“Sandwich” structure found to reduce errors caused by quasiparticles in superconducting qubits

Qubits are notoriously more prone to error than their classical counterparts. While superconducting quantum computers currently use on the order of 100 to 1000 qubits, an estimated one million qubits will be needed to track and correct errors in a quantum computer designed for real-world applications. At present, it is not known how to scale superconducting qubit circuits to this size.

In a new study published in PRX Quantum, UW–Madison physicists from Robert McDermott’s group developed and tested a new superconducting qubit architecture that is potentially more scalable than the current state of the art. Control of the qubits is achieved via “Single Flux Quantum” (SFQ) pulses that can be generated close to the qubit chip. They found that SFQ-based control fidelity improved ten-fold over their previous versions, providing a promising platform for scaling up the number of qubits in a quantum array.

profile photo of Robert McDermott
Robert McDermott
profile photo of Vincent Liu
Vincent Liu

The architecture involves a sandwich of two chips: one chip houses the qubits, while the other contains the SFQ control unit. The new approach suppresses the generation of quasiparticles, which are disruptions in the superconducting ground state that degrade qubit performance.

“This structure physically separates the two units, and quasiparticles on the SFQ chip cannot diffuse to the quantum chip and generate errors,” explains Chuan-Hong Liu, PhD ’23, a former UW–Madison physics graduate student and lead author of the study. “This design is totally new, and it greatly improves our gate fidelities.”

Liu and his colleagues assessed the fidelity of SFQ-based gates through randomized benchmarking. In this approach, the team established operating parameters to maximize the overall fidelity of complex control sequences. For instance, for a qubit that begins in the ground state, they performed long sequences incorporating many gates that should be equivalent to an identity operation; in the end, they measured the fraction of the population remaining in the ground state. A higher measured ground state population indicated higher gate fidelity.

Inevitably, there are residual errors, but the reduced quasiparticle poisoning was expected to lower the error rate and improve gate fidelities — and it did.

four panels showing the new chip architecture. The two on the left just show the two computer chips, and then the top right panel shows them "sandwiched" on top of each other. The bottom right panel is a circuit diagram of the whole setup.
The quantum-classical multichip module (MCM). (a) A micrograph of the qubit chip. (b) A micrograph of the SFQ driver chip. (c) A photograph showing the assembled MCM stack; the qubit chip is outlined in red and the SFQ chip is outlined in blue. (d) The circuit diagram for one qubit-SFQ pair. | From Liu et al, PRX Quantum.

“Most of the gates had 99% fidelity,” Liu says. “That’s a one order of magnitude reduction in infidelity compared to the last generation.”

Importantly, they showed the stability of the SFQ-based gates over the course of a six-hour experimental run.

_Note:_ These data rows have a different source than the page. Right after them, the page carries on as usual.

constexpr int TICKET_STRIDE = 32;
constexpr int SCAN_TICKET_WORDS = (RELOC_BATCH_MAX * 8 + 1) * TICKET_STRIDE;
template <int NJ>
__device__ __forceinline__ void db_count_body(
    u32 *lds, int C, const uint4 *__restrict__ db, const int64_t *__restrict__ off, const int32_t *__restrict__ rec_ids,
    const int32_t *__restrict__ n_ids_p, int n_ids_max, const uint4 *__restrict__ cur, int max_rows,
    int32_t *__restrict__ counts, const ScanMask &mask, u32 *ticket, int quota, int n_bounded, int col_words,
    u32 *ticket_pool = nullptr, int pool_frames = 1, int block = -1, int n_blocks = -1)
{
    if (!ticket_pool) ticket_pool = ticket;
    if (block < 0) { block = blockIdx.x; n_blocks = gridDim.x; }
    constexpr int CB = 64 * NJ, NW = 4;
    const int tid = threadIdx.x, lane = tid & 63;
    const int wave = __builtin_amdgcn_readfirstlane(tid >> 6);
    const int n_ids = n_ids_p ? min(*n_ids_p, n_ids_max) : n_ids_max;
    const int ncb = max((C + CB - 1) / CB, 1);
    const bool dbl = 2 * ncb * CB <= col_words;
    u32 *colbuf = lds;
    u32 *rowkey = colbuf + col_words;
    u32 *wsum = rowkey + max_rows;

    u32 q[NJ][8];
    auto load_q = [&](int colbase) {
#pragma unroll
        for (int j = 0; j < NJ; ++j) {
            const int col = min(colbase + j * 64 + lane, max(C - 1, 0));
            const uint4 a = cur[2 * col], b = cur[2 * col + 1];
            q[j][0] = a.x; q[j][1] = a.y; q[j][2] = a.z; q[j][3] = a.w;
            q[j][4] = b.x; q[j][5] = b.y; q[j][6] = b.z; q[j][7] = b.w;
        }
    };
    const WaveBinding wb = bind_wave<NW>(wave, ncb);
    const bool stand_down = mask.skip_if && *mask.skip_if != 0;
    if (wb.bound && !stand_down) load_q(wb.my_cb * CB);
    double hc = 1.0, hs = 0.0, cos_tol = 0.0;
    if (mask.xyh) {
        cur_heading_q(mask.q, hc, hs);
        cos_tol = mask.cos_tol;
        hc = uniform_f64(hc); hs = uniform_f64(hs); cos_tol = uniform_f64(cos_tol);
    }
    int shard = 0, dry = 0;
    if (ticket) {
        u32 x;
        asm volatile("s_getreg_b32 %0, hwreg(HW_REG_XCC_ID, 0, 4)" : "=s"(x));
        shard = (int)(x & 7u);
    }
    auto draw = [&]() -> u32 { return atomicAdd(&ticket[shard * TICKET_STRIDE], 1u); };
    auto settle = [&](u32 t) -> int {
        for (;;) {
            const long long rec_i = (long long)n_blocks + (long long)shard + 8ll * (long long)t;
            if (rec_i < n_ids) return (int)rec_i;
            if (++dry >= 8) return n_ids;
            shard = (shard + 1) & 7;
            t = draw();
        }
    };
    int it = stand_down ? n_ids : block;
    int left = (quota > 0 && block < n_bounded) ? quota : 0x7fffffff;
    const bool dealer = tid == 64 * (NW - 1);
    const int buf_words = ncb * CB;
    for (int i = tid; i < buf_words; i += 64 * NW) colbuf[i] = 0xFFFFFFFFu;
    if (tid == 0) wsum[0] = wsum[1] = 0;
    __syncthreads();
    int p = 0;
    while (it < n_ids) {
        u32 *colbest = colbuf + (dbl ? p * buf_words : 0);
        const int r = rec_ids ? rec_ids[it] : it;
        const bool scored = !(mask.xyh && !heading_ok(mask.xyh + 4 * (int64_t)r, hc, hs, cos_tol));
        const int64_t row0 = off[r];
        const int n_rec = scored ? (int)(off[r + 1] - row0) : 0;
        const int n = C > 0 ? n_rec : 0;
        const uint4 *rec = db + 2 * row0;
        left -= max(n_rec, 1);
        u32 next_ticket = 0;
        if (ticket && dealer && left > 0) next_ticket = draw();
        if (n > 0) {
            if (ncb > 1) {
                for (int i = tid; i < n; i += 64 * NW) rowkey[i] = 0xFFFFFFFFu;
                __syncthreads();
            }
            for (int cb = wb.bound ? wb.my_cb : 0; cb < (wb.bound ? wb.my_cb + 1 : ncb); ++cb) {
                if (!wb.bound) load_q(cb * CB);
                const int per = n / wb.chunk_step, extra = n % wb.chunk_step;
                int tc = wb.chunk0 * per + min(wb.chunk0, extra);
                const int tend = tc + per + (wb.chunk0 < extra ? 1 : 0);
#pragma nounroll
                for (; tc < tend; tc += 16)
                    scan_chunk<NJ>(rec, n, tc, min(16, tend - tc), q, (u32)(cb * CB), rowkey, colbest, ncb == 1, lane);
            }
        }
        if (dbl) {
            u32 *other = colbuf + (p ^ 1) * buf_words;
            for (int base = 0; base + 128 * wave < buf_words; base += 128 * NW) {
                other[base + 2 * tid] = 0xFFFFFFFFu;
                other[base + 2 * tid + 1] = 0xFFFFFFFFu;
            }
        }
        __syncthreads();
        for (int rb = 0; rb + 64 * wave < n; rb += 64 * NW) {
            const int row = rb + tid;
            if (row < n) {
                const u32 col = rowkey[row] & 0xFFFFu;
                const unsigned long long mutual = __builtin_amdgcn_ballot_w64((colbest[col] & 0xFFFFu) == (u32)row);
                if (lane == 0 && mutual) atomicAdd(&wsum[p], (u32)__popcll(mutual));
            }
        }
        if (dealer) wsum[8] = ticket ? (left > 0 ? (u32)settle(next_ticket) : (u32)n_ids) : (u32)(it + n_blocks);
        __syncthreads();
        if (tid == 0) {
            counts[r] = (int32_t)wsum[p];
            wsum[p] = 0;
        }
        it = __builtin_amdgcn_readfirstlane((int)wsum[8]);
        if (dbl) p ^= 1;
        else {
            for (int i = tid; i < ncb * CB; i += 64 * NW) colbuf[i] = 0xFFFFFFFFu;
            __syncthreads();
        }
    }
    if (ticket && tid == 0) {
        const int words = pool_frames * 8;
        if (atomicAdd(&ticket_pool[words * TICKET_STRIDE], 1u) == gridDim.x - 1) {
            for (int x = 0; x <= words; ++x)
                __hip_atomic_store(&ticket_pool[x * TICKET_STRIDE], 0u, __ATOMIC_RELAXED, __HIP_MEMORY_SCOPE_AGENT);
        }
    }
}

template <int NJ>
__global__ __launch_bounds__(256, 4) RELOC_SCAN_VGPR_ATTR void k_db_scan(
    const uint4 *__restrict__ db, const int64_t *__restrict__ off, const int32_t *__restrict__ rec_ids,
    const int32_t *__restrict__ n_ids_p, int n_ids_max, const uint4 *__restrict__ cur,
    const int32_t *__restrict__ n_cur_p, int n_cur_max, int max_rows, int32_t *__restrict__ counts, ScanMask mask, u32 *ticket,
    int quota, int n_bounded, int col_words)
{
    extern __shared__ u32 lds[];
    const int C = n_cur_p ? min(*n_cur_p, n_cur_max) : n_cur_max;
    db_count_body<NJ>(lds, C, db, off, rec_ids, n_ids_p, n_ids_max, cur, max_rows, counts, mask, ticket, quota, n_bounded, col_words);
}

template <int NJ, int NW>
__global__ __launch_bounds__(64 * NW, 16 / NW) RELOC_SCAN_VGPR_ATTR void k_db_scan_emit(
    const uint4 *__restrict__ db, const int64_t *__restrict__ off, const int32_t *__restrict__ rec_ids,
    const int32_t *__restrict__ n_ids_p, int n_ids_max, const uint4 *__restrict__ cur,
    const int32_t *__restrict__ n_cur_p, int n_cur_max, int max_rows, int32_t *__restrict__ m_qidx,
    int32_t *__restrict__ m_tidx, int32_t *__restrict__ m_dist, int32_t *__restrict__ m_n, int emit_stride,
    const float *__restrict__ g_pts3d, const float *__restrict__ g_xy, float *__restrict__ g_obj, float *__restrict__ g_img)
{
    extern __shared__ u32 lds[];
    RELOC_SMALL_KERNEL_PRIO();
    const int C = n_cur_p ? min(*n_cur_p, n_cur_max) : n_cur_max;
    db_emit_body<NJ, NW>(lds, C, db, off, rec_ids, n_ids_p, n_ids_max, cur, max_rows, m_qidx, m_tidx, m_dist, m_n, emit_stride, g_pts3d,
                         g_xy, g_obj, g_img);
}

struct EmitFrame {
    const int32_t *rec_ids, *n_ids_p; const uint4 *cur; const int32_t *n_cur_p;
    int32_t *m_qidx, *m_tidx, *m_dist, *m_n; const float *g_xy; float *g_obj, *g_img;
};
struct EmitBatch { EmitFrame f[RELOC_BATCH_MAX]; };
static EmitFrame emit_frame(const reloc_ctx *c)
{
    EmitFrame F;
    const TickState &t = c->tick;
    const OrbFrame &o = c->orb.buf;
    F.rec_ids = t.cand_ids; F.n_ids_p = t.cand_n; F.cur = (const uint4 *)o.f_desc; F.n_cur_p = o.f_count;
    F.m_qidx = t.m_qidx; F.m_tidx = t.m_tidx; F.m_dist = t.m_dist; F.m_n = t.m_n; F.g_xy = o.f_xy; F.g_obj = t.p_obj; F.g_img = t.p_img;
    return F;
}

__global__ __launch_bounds__(256, 4) RELOC_SCAN_VGPR_ATTR void k_db_scan_emit_batch(const uint4 *__restrict__ db, const int64_t *__restrict__ off, int n_ids_max,
                                                          int n_cur_max, int max_rows, int emit_stride, const float *__restrict__ g_pts3d,
                                                          EmitBatch bt)
{
    extern __shared__ u32 lds[];
    RELOC_SMALL_KERNEL_PRIO();
    const EmitFrame &F = bt.f[blockIdx.y];
    const int C = F.n_cur_p ? min(*F.n_cur_p, n_cur_max) : n_cur_max;
    db_emit_body<8, 4>(lds, C, db, off, F.rec_ids, F.n_ids_p, n_ids_max, F.cur, max_rows, F.m_qidx, F.m_tidx, F.m_dist, F.m_n, emit_stride,
                       g_pts3d, F.g_xy, F.g_obj, F.g_img);
}

static int scan_lds_bytes(const char *who, int col_words, int max_rows, size_t &lds)
{
    lds = (size_t)(col_words + max_rows + 16) * 4;
    if (lds > 160 * 1024) { reloc_set_error("%s: LDS demand %zu bytes", who, lds); return RELOC_E_CAPACITY; }
    return RELOC_OK;
}

struct ScanBatch {
    int n;
    const uint4 *cur[RELOC_BATCH_MAX];
    const int32_t *n_cur[RELOC_BATCH_MAX];
    int32_t *counts[RELOC_BATCH_MAX];
    const int32_t *skip_if[RELOC_BATCH_MAX];
    double q[RELOC_BATCH_MAX][4];
    const double *xyh;
    double cos_tol;
};

__global__ __launch_bounds__(256, 4) RELOC_SCAN_VGPR_ATTR void k_db_scan_batch(const uint4 *__restrict__ db, const int64_t *__restrict__ off, int n_ids,
                                                          int n_cur_max, int max_rows, ScanBatch bt, u32 *ticket_pool, int quota, int n_bounded, int col_words)
{
    extern __shared__ u32 lds[];
    const int f = blockIdx.x % bt.n;
    ScanMask mask;
    mask.xyh = bt.xyh;
    for (int k = 0; k < 4; ++k) mask.q[k] = bt.q[f][k];
    mask.cos_tol = bt.cos_tol;
    mask.skip_if = bt.skip_if[f];
    const int C = bt.n_cur[f] ? min(*bt.n_cur[f], n_cur_max) : n_cur_max;
    db_count_body<8>(lds, C, db, off, nullptr, nullptr, n_ids, bt.cur[f], max_rows, bt.counts[f], mask, ticket_pool + f * 8 * TICKET_STRIDE, quota,
                     n_bounded, col_words, ticket_pool, bt.n, (int)(blockIdx.x / bt.n), (int)((gridDim.x + bt.n - 1 - f) / bt.n));
}

__device__ __forceinline__ u32 max_u16(u32 a, u32 b)
{
    u32 r;
    asm("v_max_u16 %0, %1, %2" : "=v"(r) : "v"(a), "v"(b));
    return r;
}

Later in the study, the researchers investigated the source of the remaining errors. They found that the SFQ unit was emitting photons with sufficient energy to create quasiparticles on the qubit chip. With the unique source of the error identified, Liu and his colleagues can develop ways to improve the design.

“We realized this quasiparticle generation is due to spurious antenna coupling between the SFQ units and the qubit units,” Liu says. “This is really interesting because we usually talk about qubits in the range of one to ten gigahertz, but this error is in the 100 to 1000 gigahertz range. This is an area people have never explored, and we provide a straightforward way to make improvements.”

This study is a collaboration between the National Institute of Standards and Technology, Syracuse University, Lawrence Livermore National Laboratory, and UW–Madison.

This work was funded in part by the National Science Foundation (DMR-1747426); the Wisconsin Alumni Research Foundation (WARF) Accelerator; Office of the Director of National Intelligence, Intelligence Advanced Research Projects Activity (IARPA-20001-D2022-2203120004); and the NIST Program on Scalable Superconducting Computing and the National Nuclear Security Administration Advanced Simulation and Computing Beyond Moore’s Law program (LLNL-ABS-795437).